Instructions to follow: Please count how many lines below contain the word "void" and reply with only that number.

********************

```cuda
template <int BN, int STAGES, bool kSr = false>
__global__ void __launch_bounds__(kGemmThreads, 1)
k_umma_gemm(const __grid_constant__ CUtensorMap tmA, const __grid_constant__ CUtensorMap tmB, const GemmArgs g) {
  using S = GemmSmem<BN, STAGES>;
  extern __shared__ uint8_t smem_raw[];
  uint8_t* smem = (uint8_t*)(((uintptr_t)smem_raw + 1023) & ~(uintptr_t)1023);
  float* epi_buf = (float*)(smem + STAGES * S::kStage);
  uint64_t* bars = (uint64_t*)(smem + STAGES * S::kStage + S::kEpi);
  uint64_t* full = bars;
  uint64_t* empty = bars + STAGES;
  uint64_t* epi_full = bars + 2 * STAGES;
  uint64_t* epi_empty = epi_full + 1;

  const int warp = threadIdx.x >> 5;
  const int lane = threadIdx.x & 31;
  const int total_tiles = g.nt * g.mt * g.nz;
  const int nkb = (g.K + kBK - 1) / kBK;

  if (warp == 0 && lane == 0) {
    umma::prefetch_tmap(&tmA);
    umma::prefetch_tmap(&tmB);
    for (int s = 0; s < STAGES; ++s) {
      umma::mbar_init(umma::smem_u32(&full[s]), 1);
      umma::mbar_init(umma::smem_u32(&empty[s]), 2);
    }
    umma::mbar_init(umma::smem_u32(epi_full), 256);
    umma::mbar_init(umma::smem_u32(epi_empty), 128);
    umma::fence_barrier_init();
  }
  __syncthreads();

  auto decode = [&](int tile, int& n_blk, int& m_blk, int& z, int& px0, int& py0) {
    n_blk = tile % g.nt;
    int rem = tile / g.nt;
    m_blk = rem % g.mt;
    z = rem / g.mt;
    px0 = py0 = 0;
    if (g.conv) {
      int tiles_x = (g.imgW + g.tw - 1) / g.tw;
      py0 = (m_blk / tiles_x) * g.th;
      px0 = (m_blk % tiles_x) * g.tw;
    }
  };

  if (warp < 4) {
    asm volatile("setmaxnreg.dec.sync.aligned.u32 %0;" ::"n"(kProducerRegs));
    if (warp == 0 && lane == 0) {
      int kit = 0;
      for (int tile = blockIdx.x; tile < total_tiles; tile += gridDim.x) {
        int n_blk, m_blk, z, px0, py0;
        decode(tile, n_blk, m_blk, z, px0, py0);
        for (int kb = 0; kb < nkb; ++kb, ++kit) {
          const int s = kit % STAGES;
          const uint32_t ph = (kit / STAGES) & 1;
          umma::mbar_wait(umma::smem_u32(&empty[s]), ph ^ 1);
          const uint32_t fb = umma::smem_u32(&full[s]);
          umma::mbar_expect_tx(fb, S::kStage);
          const uint32_t sa = umma::smem_u32(smem + s * S::kStage);
          const uint32_t sb = sa + S::kABytes;
          if (g.conv == 0) {
            umma::tma_load_3d(sa, &tmA, fb, kb * kBK, m_blk * 128, z);
          } else {
            const int cblocks = g.cin / kBK;
            const int tap = kb / cblocks, cb = kb % cblocks;
            int dx = 0, dy = 0;
            if (g.conv == 1) {
              dy = tap / 3 - 1;
              dx = tap % 3 - 1;
            }
            umma::tma_load_3d(sa, &tmA, fb, cb * kBK, px0 + dx, py0 + dy);
          }
          umma::tma_load_3d(sb, &tmB, fb, kb * kBK, n_blk * BN, z);
        }
      }
    }
  } else if (warp < 8) {
    asm volatile("setmaxnreg.dec.sync.aligned.u32 %0;" ::"n"(kEpilogueRegs));
    const int r = threadIdx.x & 127;
    int j = 0;
    for (int tile = blockIdx.x; tile < total_tiles; tile += gridDim.x, ++j) {
      int n_blk, m_blk, z, px0, py0;
      decode(tile, n_blk, m_blk, z, px0, py0);
      int m;
      bool row_ok;
      if (g.conv) {
        int ly = r / g.tw, lx = r % g.tw;
        int y = py0 + ly, x = px0 + lx;
        row_ok = (y < g.imgH) && (x < g.imgW);
        m = y * g.imgW + x;
      } else {
        m = m_blk * 128 + r;
        row_ok = m < g.M;
      }
      umma::mbar_wait(umma::smem_u32(epi_full), j & 1);
      float head_acc = 0.f;
#pragma unroll 1
      for (int ci = 0; ci < BN / 32; ++ci) {
        uint32_t v[32];
        const float4* src = (const float4*)(epi_buf + r * S::kPitch + ci * 32);
#pragma unroll
        for (int i = 0; i < 8; ++i) {
          const float4 f = src[i];
          v[4 * i] = __float_as_uint(f.x);
          v[4 * i + 1] = __float_as_uint(f.y);
          v[4 * i + 2] = __float_as_uint(f.z);
          v[4 * i + 3] = __float_as_uint(f.w);
        }
        gemm_epilogue_chunk<kSr>(g, v, m, z, n_blk * BN + ci * 32, row_ok, head_acc);
      }
      if (g.epi == EPI_HEAD && row_ok && n_blk == 0) g.out_f32[m] = fmaxf(head_acc + g.b3p[0], 0.f);
      umma::mbar_arrive(umma::smem_u32(epi_empty));
    }
  } else {
    asm volatile("setmaxnreg.inc.sync.aligned.u32 %0;" ::"n"(kConsumerRegs));
    const int wg = (warp >> 2) - 2;
    const int t = threadIdx.x & 127;
    const int wq = t >> 5;
    float* ebuf = epi_buf + wg * 64 * S::kPitch;
    int kit = 0;
    int j = 0;
    for (int tile = blockIdx.x; tile < total_tiles; tile += gridDim.x, ++j) {
      float acc[BN / 2];
      float tot[BN / 2];
#pragma unroll
      for (int i = 0; i < BN / 2; ++i) tot[i] = 0.f;
      int prev = -1;
      for (int kb0 = 0; kb0 < nkb; kb0 += kPromote) {
        const int kend = min(nkb, kb0 + kPromote);
        for (int kb = kb0; kb < kend; ++kb, ++kit) {
          const int s = kit % STAGES;
          const uint32_t ph = (kit / STAGES) & 1;
          umma::mbar_wait(umma::smem_u32(&full[s]), ph);
          const uint32_t sa = umma::smem_u32(smem + s * S::kStage) + (uint32_t)(wg * 64 * 128);
          const uint32_t sb = umma::smem_u32(smem + s * S::kStage) + S::kABytes;
          const uint64_t da = umma::make_desc(sa), db = umma::make_desc(sb);
          umma::wgmma_fence();
#pragma unroll
          for (int k = 0; k < kBK / 16; ++k)
            umma::wgmma_ss<BN>(acc, da + (uint64_t)(2 * k), db + (uint64_t)(2 * k), ((kb - kb0) | k) ? 1u : 0u);
          umma::wgmma_commit();
          umma::wgmma_wait<1>();
          if (prev >= 0 && t == 0) umma::mbar_arrive(umma::smem_u32(&empty[prev]));
          prev = s;
        }
        umma::wgmma_wait<0>();
        umma::fence_regs(acc);
#pragma unroll
        for (int i = 0; i < BN / 2; ++i) tot[i] += acc[i];
      }
      if (prev >= 0 && t == 0) umma::mbar_arrive(umma::smem_u32(&empty[prev]));

      umma::mbar_wait(umma::smem_u32(epi_empty), (j & 1) ^ 1);
#pragma unroll
      for (int i = 0; i < BN / 8; ++i) {
        const int c = 8 * i + 2 * (lane & 3);
        const int r0 = 16 * wq + (lane >> 2);
        *(float2*)(ebuf + r0 * S::kPitch + c) = make_float2(tot[4 * i], tot[4 * i + 1]);
        *(float2*)(ebuf + (r0 + 8) * S::kPitch + c) = make_float2(tot[4 * i + 2], tot[4 * i + 3]);
      }
      umma::mbar_arrive(umma::smem_u32(epi_full));
    }
  }
}

}
```

Before: 333.3.

## Add row-major coalesced epilogue path for aligned BN=128 GEMM tiles

Adds an epilogue mode where each warp handles whole output rows, reading the staged accumulator tile from shared memory as float4 per lane and writing 8-byte vectorised, coalesced stores across the row. Before, each thread owned one row and wrote 32 contiguous columns. The new path covers the residual, f16, QKV and readout epilogues when N, alignment and the other conditions allow. Its aim is better global-memory coalescing for the residual read-modify-write and the f16 outputs. The cost is extra code paths and per-row index arithmetic, and the V-transpose store still falls back to per-thread strided writes.

```diff
diff --git a/visiondepth3d_b200/csrc/umma_gemm.cuh b/visiondepth3d_b200/csrc/umma_gemm.cuh
--- a/visiondepth3d_b200/csrc/umma_gemm.cuh
+++ b/visiondepth3d_b200/csrc/umma_gemm.cuh
@@ -288,6 +288,13 @@
   }
 }
 
+__device__ __forceinline__ void qkv_store_vt(const GemmArgs& g, const float (&a)[32], const size_t zh, const int d0,
+                                             const int tok) {
+  __half* dst = g.vt + (zh * 64 + d0) * g.npad + tok;
+#pragma unroll
+  for (int j = 0; j < 32; ++j) dst[(size_t)j * g.npad] = __float2half_rn(a[j]);
+}
+
 template <bool kSr>
 __device__ __forceinline__ void gemm_epilogue_chunk(const GemmArgs& g, const uint32_t (&v)[32], const int m, const int z,
                                                     const int n0, const bool row_ok, float& head_acc) {
@@ -431,9 +438,7 @@
         umma::pack16(a, 16, false, u);
         umma::stg_v8(dst + 16, u);
       } else {
-        __half* dst = g.vt + (zh * 64 + d0) * g.npad + tok;
-#pragma unroll
-        for (int j = 0; j < 32; ++j) dst[(size_t)j * g.npad] = __float2half_rn(a[j]);
+        qkv_store_vt(g, a, zh, d0, tok);
       }
     } break;
     case EPI_PATCH: {
@@ -484,6 +489,186 @@
 #pragma unroll
         for (int j = 0; j < 32; ++j)
           if (j < nvalid) g.out_f16[o + j] = __float2half_rn(a[j]);
+      }
+    } break;
+  }
+}
+
+template <int BN, bool kSr>
+__device__ __forceinline__ bool gemm_launch_by_rows(const GemmArgs& g) {
+  if constexpr (BN != 128 || kSr) {
+    return false;
+  } else {
+    auto al = [](const void* p, int bytes) { return ((uintptr_t)p & (uintptr_t)(bytes - 1)) == 0; };
+    if (g.conv || (g.N & 127) || !al(g.bias, 16)) return false;
+    switch (g.epi) {
+      case EPI_RESID_LS: return (g.ldc & 3) == 0 && al(g.out_f32, 16) && al(g.ls, 16);
+      case EPI_F16:
+        return (g.ldc & 3) == 0 && (g.out_batch_stride & 3) == 0 && al(g.out_f16, 8) && al(g.out2_f16, 8) &&
+               al(g.res_f16, 8) && (g.act != 3 || al(g.ls, 16));
+      case EPI_QKV: return (g.dmodel & 127) == 0 && al(g.q, 8) && al(g.k, 8);
+      case EPI_READOUT: return (g.ldc & 3) == 0 && al(g.out_f16, 8) && al(g.img_bias, 16);
+      default: return false;
+    }
+  }
+}
+
+constexpr int kEpiRows = 4;
+
+namespace umma {
+__device__ __forceinline__ uint2 pack4(const float4 a) {
+  __half2 lo = __floats2half2_rn(a.x, a.y), hi = __floats2half2_rn(a.z, a.w);
+  return make_uint2(*(uint32_t*)&lo, *(uint32_t*)&hi);
+}
+__device__ __forceinline__ float4 lds_f4(const uint32_t addr) {
+  float4 v;
+  asm volatile("ld.shared.v4.f32 {%0, %1, %2, %3}, [%4];" : "=f"(v.x), "=f"(v.y), "=f"(v.z), "=f"(v.w) : "r"(addr));
+  return v;
+}
+__device__ __forceinline__ float4 relu4(const float4 a) {
+  return make_float4(fmaxf(a.x, 0.f), fmaxf(a.y, 0.f), fmaxf(a.z, 0.f), fmaxf(a.w, 0.f));
+}
+}
+
+__device__ __forceinline__ void gemm_epilogue_rows(const GemmArgs& g, const float* tile, const int pitch,
+                                                   const int m_blk, const int n_blk, const int z) {
+  const int w = (threadIdx.x >> 5) & 3, lane = threadIdx.x & 31;
+  const int n = n_blk * 128 + 4 * lane;
+  const int nrows = min(128, g.M - m_blk * 128);
+  const size_t row0 = (size_t)m_blk * 128;
+  const uint32_t srow = umma::smem_u32(tile) + 16 * lane;
+  const float4 b4 = g.bias ? __ldg((const float4*)(g.bias + n)) : make_float4(0.f, 0.f, 0.f, 0.f);
+  auto row_acc = [&](const int r) {
+    float4 a = umma::lds_f4(srow + r * pitch * 4);
+    if (g.bias) {
+      a.x += b4.x;
+      a.y += b4.y;
+      a.z += b4.z;
+      a.w += b4.w;
+    }
+    return a;
+  };
+  switch (g.epi) {
+    case EPI_RESID_LS: {
+      const float4 l4 = __ldg((const float4*)(g.ls + n));
+      float* const x0 = g.out_f32 + n;
+#pragma unroll 1
+      for (int r0 = w; r0 < nrows; r0 += 4 * kEpiRows) {
+        float4 x[kEpiRows];
+#pragma unroll
+        for (int i = 0; i < kEpiRows; ++i)
+          if (r0 + 4 * i < nrows) x[i] = *(const float4*)(x0 + (row0 + r0 + 4 * i) * g.ldc);
+#pragma unroll
+        for (int i = 0; i < kEpiRows; ++i) {
+          if (r0 + 4 * i >= nrows) break;
+          const float4 a = row_acc(r0 + 4 * i);
+          x[i].x = fmaf(l4.x, a.x, x[i].x);
+          x[i].y = fmaf(l4.y, a.y, x[i].y);
+          x[i].z = fmaf(l4.z, a.z, x[i].z);
+          x[i].w = fmaf(l4.w, a.w, x[i].w);
+          *(float4*)(x0 + (row0 + r0 + 4 * i) * g.ldc) = x[i];
+        }
+      }
+    } break;
+    case EPI_F16: {
+      const float4 s4 = g.act == 3 ? __ldg((const float4*)(g.ls + n)) : make_float4(0.f, 0.f, 0.f, 0.f);
+      const size_t o0 = (size_t)z * g.out_batch_stride + n;
+#pragma unroll 1
+      for (int r0 = w; r0 < nrows; r0 += 4 * kEpiRows) {
+        uint2 rv[kEpiRows];
+        if (g.res_f16) {
+#pragma unroll
+          for (int i = 0; i < kEpiRows; ++i)
+            if (r0 + 4 * i < nrows) rv[i] = __ldg((const uint2*)(g.res_f16 + o0 + (row0 + r0 + 4 * i) * g.ldc));
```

********************

Response to this task: 5